* * * Я на лавке в час унылый, у подъезда одинок, только голубь белокрылый прыгал радостно у ног.
Я ему насыплю крошек, поворкуем между дел. Может, от друзей хороших он с вестями прилетел? * * * Угол с замолчавшею гармошкой, фото пожелтевшее в стекле, да чугун с дымящейся картошкой на простом, но прибранном столе. Бабушка Меланья, руки в тесте, светлая улыбка, добрый взгляд.
Все стою на опустевшем месте. А с погоста вороны галдят. * * * Давно засыпали метели тропинки наших тайных встреч, теперь я стар для канителей, хоть с виду и широкоплеч.
Случайно, глупо, без желанья, я с нею встретился опять. Какое это наказанье - стоять, не зная что сказать. * * * Где вы, поющие птицами, юные наши тела? Где вы, былые амбиции на удалые дела?
Старцы для барышень мумии, вроде назойливых мух. Впалая грудь, слабоумие, общество глупых старух. * * * Почерневшая избушка, покосившийся забор, лай забывшая зверушка да с крапивою угор.

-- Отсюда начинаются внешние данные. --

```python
class LlamaDecoder:

    HOST_SLOTS = 1024
    BATCH_SLOTS = 64

    def __init__(self, backend: Backend, hp: dict, weights: dict, n_ctx: int, fuse: bool = True, split=None,
                 rope_src: str = "row"):
        import torch
        self.b, self.hp, self.w, self.n_ctx, self.split = backend, hp, weights, n_ctx, split
        dev = weights["output_norm"].device
        E, F, V = hp["n_embd"], hp["n_ff"], hp["n_vocab"]
        hd, nh, nkv = hp["head_dim"], hp["n_head"], hp["n_head_kv"]
        world = split.world if split is not None else 1
        if split is not None:
            nh, nkv = split.n_head, split.n_head_kv
        kvw = nkv * hd
        self.gathers = []
        self.reduces = []
        reduce_mode = split is not None and split.mode == "reduce"
        f32 = torch.float32

        def buf(n, dtype=f32):
            return torch.zeros(n, dtype=dtype, device=dev)

        self.inp = buf(2 + hd, torch.int32)
        self.token, self.pos = self.inp[0:1], self.inp[1:2]
# ... 94 lines not shown
                else:
                    db = self._bufs[-1]
                x, xb = allreduce(dn, db)
            else:
                glu, _ = gather(glu, F // world)
                dn = mm(p + "ffn_down", glu)
                res = ffn_inp if split is None else rows_view(fb, r_e0, El)
                x, xb = node(OP_ADD, El, [dn, res])
                x, xbg = gather(x, El)
                xb = xbg if xbg is not None else xb
            self.last_hidden = xb
        n3, _ = node(OP_RMS_NORM, E, [x], eps_bits)
        m3, _ = node(OP_MUL, E, [n3, leaf(weights["output_norm"], TYPE_F32, E)])
        wt = mat("output")
        if split is None:
            _, self.logits = node(OP_MUL_MAT, V, [wt, m3], flags=FLAG_OUTPUT)
        else:
            lg, _ = node(OP_MUL_MAT, wt.ne[1], [wt, m3])
            _, self.logits = gather(lg, V // world, flags=FLAG_OUTPUT)
        self._tensors = T
        self._arr = (ctypes.POINTER(type(T[0])) * len(self.nodes))(*[ctypes.pointer(n) for n in self.nodes])
        if backend is None:
            return
        self._host = torch.zeros((self.HOST_SLOTS, 2 + hd), dtype=torch.int32).pin_memory()
        self._slot = 0
        backend.set_fusion(fuse)
        torch.cuda.synchronize()

    def reset(self):
        for c in self.k_cache + self.v_cache:
            c.zero_()

    def _prompt_graph(self, n_tok: int):
        import torch
        cached = getattr(self, "_prompts", {}).get(n_tok)
        if cached is not None:
            return cached
        if self.split is not None:
            raise Mi355xError("prompt processing runs on one GPU (no row split)")
        hp, weights, n_ctx = self.hp, self.w, self.n_ctx
        dev = weights["output_norm"].device
        E, V = hp["n_embd"], hp["n_vocab"]
        hd, nh, nkv = hp["head_dim"], hp["n_head"], hp["n_head_kv"]
        kvw = nkv * hd
        T, bufs, nodes = [], [], []
        inp = torch.zeros(2 * n_tok + 1, dtype=torch.int32, device=dev)

        def leaf(t, type_, ne0, ne1=1, row_stride=None):
# ... 173 lines not shown
        m = torch.as_tensor(np.asarray(mask, dtype=np.float32) if not torch.is_tensor(mask) else mask).to(torch.float32)
        if m.dim() != 2 or m.shape[0] != n_tok or m.shape[1] < n_kv:
            raise Mi355xError(f"step_batch: mask must be [{n_tok}, >= {n_kv}]")
        from . import lib
        g = self._batch_graph(n_tok, n_kv)
        if g["slot"] == self.BATCH_SLOTS:
            self.b.synchronize()
            g["slot"] = 0
        host = g["host"][g["slot"]]
        g["slot"] += 1
        host[:n_tok] = torch_tensor(tokens)
        host[n_tok:2 * n_tok] = torch_tensor(pos)
        host[2 * n_tok:3 * n_tok] = torch_tensor(cells)
        host[3 * n_tok:].view(torch.float32).view(n_tok, n_kv).copy_(m[:, :n_kv])
        L = lib()
        rc = L.mi355x_backend_set_tensor(self.b.h, g["inp"].data_ptr(), host.data_ptr(), 4 * host.numel())
        if rc:
            raise Mi355xError(f"set_tensor failed ({rc})")
        rc = L.mi355x_backend_graph_compute(self.b.h, g["arr"], len(g["nodes"]), 1 if use_graph else 0)
        if rc:
            raise Mi355xError(f"graph_compute failed ({rc})")
        return g["logits"]

    def step(self, token: int, pos: int, use_graph: bool = True):
        if not 0 <= pos < self.n_ctx:
            raise Mi355xError(f"position {pos} outside the KV cache (n_ctx {self.n_ctx})")
        if not 0 <= token < self.hp["n_vocab"]:
            raise Mi355xError(f"token {token} outside the vocabulary (n_vocab {self.hp['n_vocab']})")
        from . import lib
        if self._slot == self.HOST_SLOTS:
            self.b.synchronize()
            self._slot = 0
        row = self._host[self._slot]
        row[0] = token
        row[1] = pos
        row[2:] = self._table_host[pos]
        L = lib()
        hp = row.data_ptr()
        self._slot += 1
        rc = L.mi355x_backend_set_tensor(self.b.h, self.inp.data_ptr(), hp, 4 * row.numel())
        if rc:
            raise Mi355xError(f"set_tensor failed ({rc})")
        rc = L.mi355x_backend_graph_compute(self.b.h, self._arr, len(self.nodes), 1 if use_graph else 0)
        if rc:
            raise Mi355xError(f"graph_compute failed ({rc})")
        return self.logits
```

include/ggml_mi355x.h:

```cpp
#ifndef GGML_MI355X_H
#define GGML_MI355X_H

#include <stddef.h>
#include <stdint.h>

#ifdef __cplusplus
extern "C" {
#endif

#define MI355X_QK_K 256
#define MI355X_K_SCALE_SIZE 12

typedef uint16_t mi355x_half;

typedef struct {
    mi355x_half d;
    mi355x_half dmin;
    uint8_t scales[MI355X_K_SCALE_SIZE];
    uint8_t qs[MI355X_QK_K / 2];
} mi355x_block_q4_K;

typedef struct {
    mi355x_half d;
    mi355x_half dmin;
// ... 205 lines not shown

int mi355x_device_count(void);
int mi355x_device_ordinal(int i);
int mi355x_device_memory(int device, size_t *free_bytes, size_t *total_bytes);
mi355x_backend_t mi355x_backend_init(int device);
void mi355x_backend_free(mi355x_backend_t backend);
const char *mi355x_backend_name(mi355x_backend_t backend);
void *mi355x_backend_stream(mi355x_backend_t backend);
void *mi355x_backend_alloc(mi355x_backend_t backend, size_t size);
void mi355x_backend_free_buffer(mi355x_backend_t backend, void *ptr);
int mi355x_backend_set_tensor(mi355x_backend_t backend, void *dst, const void *host_src,
                              size_t size);
int mi355x_backend_get_tensor(mi355x_backend_t backend, void *host_dst, const void *src,
                              size_t size);
int mi355x_backend_memset(mi355x_backend_t backend, void *dst, int value, size_t size);
int mi355x_backend_synchronize(mi355x_backend_t backend);
int mi355x_backend_supports_op(const mi355x_tensor *op);
int mi355x_backend_set_fusion(mi355x_backend_t backend, int enable);
int mi355x_backend_set_attn_oproj(mi355x_backend_t backend, int enable);
int mi355x_backend_set_layer_engine(mi355x_backend_t backend, int enable);
int mi355x_backend_layer_error(mi355x_backend_t backend);
int mi355x_backend_graph_compute(mi355x_backend_t backend, mi355x_tensor *const *nodes,
                                 int n_nodes, int use_graph);

enum mi355x_gop {
    MI355X_GOP_NONE = 0, MI355X_GOP_GET_ROWS, MI355X_GOP_RMS_NORM, MI355X_GOP_MUL, MI355X_GOP_ADD,
    MI355X_GOP_MUL_MAT, MI355X_GOP_ROPE, MI355X_GOP_SET_ROWS, MI355X_GOP_SOFT_MAX, MI355X_GOP_GLU,
    MI355X_GOP_RESHAPE, MI355X_GOP_VIEW, MI355X_GOP_PERMUTE, MI355X_GOP_TRANSPOSE, MI355X_GOP_CONT,
    MI355X_GOP_CPY,
};
#define MI355X_GLU_SWIGLU 2
typedef struct mi355x_gtensor {
    int type;
    int op;
    int64_t ne[4];
    size_t nb[4];
    int32_t op_params[16];
    int32_t flags;
    struct mi355x_gtensor *src[10];
    struct mi355x_gtensor *view_src;
    size_t view_offs;
    void *data;
    char name[64];
} mi355x_gtensor;
typedef struct {
    void *rope_table;
// ... 59 lines not shown
```

Before: 1559 tok/s.

## Fuse per-token input upload into the embedding get_rows kernel launch

Adds a graph_compute_inputs entry point. When the first node is a single-row get_rows, the per-token input words (token, pos, rope table) travel as kernel arguments to a new get_rows_in kernel. That kernel does the embedding lookup and writes the inputs buffer, then the captured graph of the remaining launches runs. This replaces the host-to-device memcpy of the pinned input row with one fused launch, cutting the copy and its per-step overhead. It adds a separately keyed graph and a 1 KB argument block per launch, and the step path stops using the pinned slot ring.

```diff
diff --git a/ggml-neon-opt_amd/csrc/kq_backend.hip b/ggml-neon-opt_amd/csrc/kq_backend.hip
--- a/ggml-neon-opt_amd/csrc/kq_backend.hip
+++ b/ggml-neon-opt_amd/csrc/kq_backend.hip
@@ -585,8 +585,8 @@
     return MI355X_OK;
 }
 
-int capture_and_launch(mi355x_backend *b, mi355x_tensor *const *nodes, int n_nodes, const std::vector<Launch> &launches) {
-    std::vector<uint64_t> key = kq::graph_key_of(nodes, n_nodes);
+int capture_and_launch(mi355x_backend *b, std::vector<uint64_t> key, mi355x_tensor *const *nodes,
+                       const std::vector<Launch> &launches) {
     mi355x_backend::Captured *c = find_graph(b, key);
     if (!c) {
         if (hipStreamBeginCapture(b->stream, hipStreamCaptureModeThreadLocal) != hipSuccess)
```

Я с тобой, деревня КрЮки, я с тобою, дед Евсей. И сюда, нагладив брюки, я шагаю как в музей. * * * Я за дерево тост поднимаю, к деревянному кругу зову, деревянною ложкой хлебаю, деревянною лодкой плыву.

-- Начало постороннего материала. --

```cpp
__global__ void __launch_bounds__(1024)
finalize_kernel(const double *A, size_t lda, int c0, int c1, int n, int row0, int nr, double *out, int skew, int npad,
                const double *A2, int a2_cols)
{
    __shared__ double red[16];
    const int b = blockIdx.x;
    const int hi = c1 < n ? c1 : n;
    double s = 0.0;
    constexpr int U = 4;
    const int step = (int)blockDim.x;
    if (b == nr * nr) {
        for (int c = c0 + (int)threadIdx.x; c < hi; c += U * step) {
            double v[U];
#pragma unroll
            for (int q = 0; q < U; ++q) v[q] = (c + q * step < hi) ? A[band_index(c + q * step, c + q * step, lda, skew, npad)] : 1.0;
#pragma unroll
            for (int q = 0; q < U; ++q) s += log(v[q]);
        }
    } else {
        const int ra = row0 + b / nr, rb = row0 + b % nr;
        for (int c = c0 + (int)threadIdx.x; c < hi; c += U * step) {
            double va[U], vb[U];
#pragma unroll
            for (int q = 0; q < U; ++q) {
// ... 41 lines not shown
    const int i = blockIdx.x * blockDim.x + threadIdx.x;
    if (i >= m) return;
    double s = 0.0, q = 0.0;
    for (int c = 0; c < nchunks; ++c) {
        s += scratch[((size_t)c * 2 + 0) * m + i];
        q += scratch[((size_t)c * 2 + 1) * m + i];
    }
    stoch[i] = s;
    quad[i] = q;
}

void launch_finalize_cols(const double *A, size_t lda, int c0, int c1, int n, int row0, int nr,
                          double *out, hipStream_t s)
{
    hipLaunchKernelGGL(finalize_kernel, dim3(nr * nr + 1), dim3(1024), 0, s, A, lda, c0, c1, n, row0, nr, out, 0, 0,
                       (const double *)nullptr, 0);
}

void launch_finalize(const double *A, size_t lda, int n, int row0, int nr, double *out, hipStream_t s, int skew, int npad,
                     const double *A2, int a2_cols)
{
    hipLaunchKernelGGL(finalize_kernel, dim3(nr * nr + 1), dim3(1024), 0, s, A, lda, 0, n, n, row0, nr, out, skew, npad,
                       skew ? (const double *)nullptr : A2, a2_cols);
}

size_t row_reduce_scratch_doubles(int n, int m)
{
    return (size_t)2 * (size_t)m * (size_t)((n + 255) / 256);
}

void launch_row_reduce(const double *A, size_t lda, int n, int rowy, int row0, int m,
                       double *stoch, double *quad, double *scratch, hipStream_t s, int skew, int npad,
                       const double *A2, int a2_cols)
{
    if (m <= 0) return;
    const int cchunk = 2 * TILE, nchunks = (n + cchunk - 1) / cchunk;
    hipLaunchKernelGGL(row_reduce_kernel, dim3((m + 255) / 256, nchunks), dim3(256), 0, s,
                       A, lda, n, rowy, row0, m, scratch, cchunk, skew, npad, skew ? (const double *)nullptr : A2, a2_cols);
// ... 595 lines not shown
```

Baseline: 125.1.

Зря ли зубы о дереве скалю? Но предвижу, что люди потом, в деревянном гробу опуская, наградят деревянным крестом. * * * Суммирую года, увы, к нулю, несу свой крест пока что за спиною, и вот уже который год скорблю, что ты навек сокрыта под землею.
Когда весной в кладбищенском бору стряхнут могилки белый пепел снега, то пусть расскажут листья на ветру, что твой сынок остался человеком. * * * Не обрыдли семейные кашицы, греет дом от зари до зари, почему ж в календариках нашинских, что ни месяц одни январи?
За весною весна повторяется, снова манит сиреневый сад, но глаза твои не улыбаются. Я грущу, будто в чем виноват. * * * Под ногой скрипит снежок, спит на кладбище дружок.
Белые холмы вокруг, а под этим спрятан друг.
Видят сумрачные сны очи темной тишины.
Здесь не тянет песни петь. Ну а сколько мне скрипеть? * * * Душа поет, летает над сосной и вся родня на радость в полном сборе, приветливое небо надо мной, там ласточки резвятся на просторе. Не много надо грешному рабу, какой покой! Вот только бабы воют. И счастлив я, мне хорошо в гробу, вот так бы и лежал, да нет, зароют. * * * Белый лист послан, может быть, Богом, и в семье он почти семьянин, подставляет чернилам он щеку, словно ворогам христианин. Предоставит места и халтуре, стихоплетам новейшей волны. Рады были бы макулатуре пионеры Советской страны.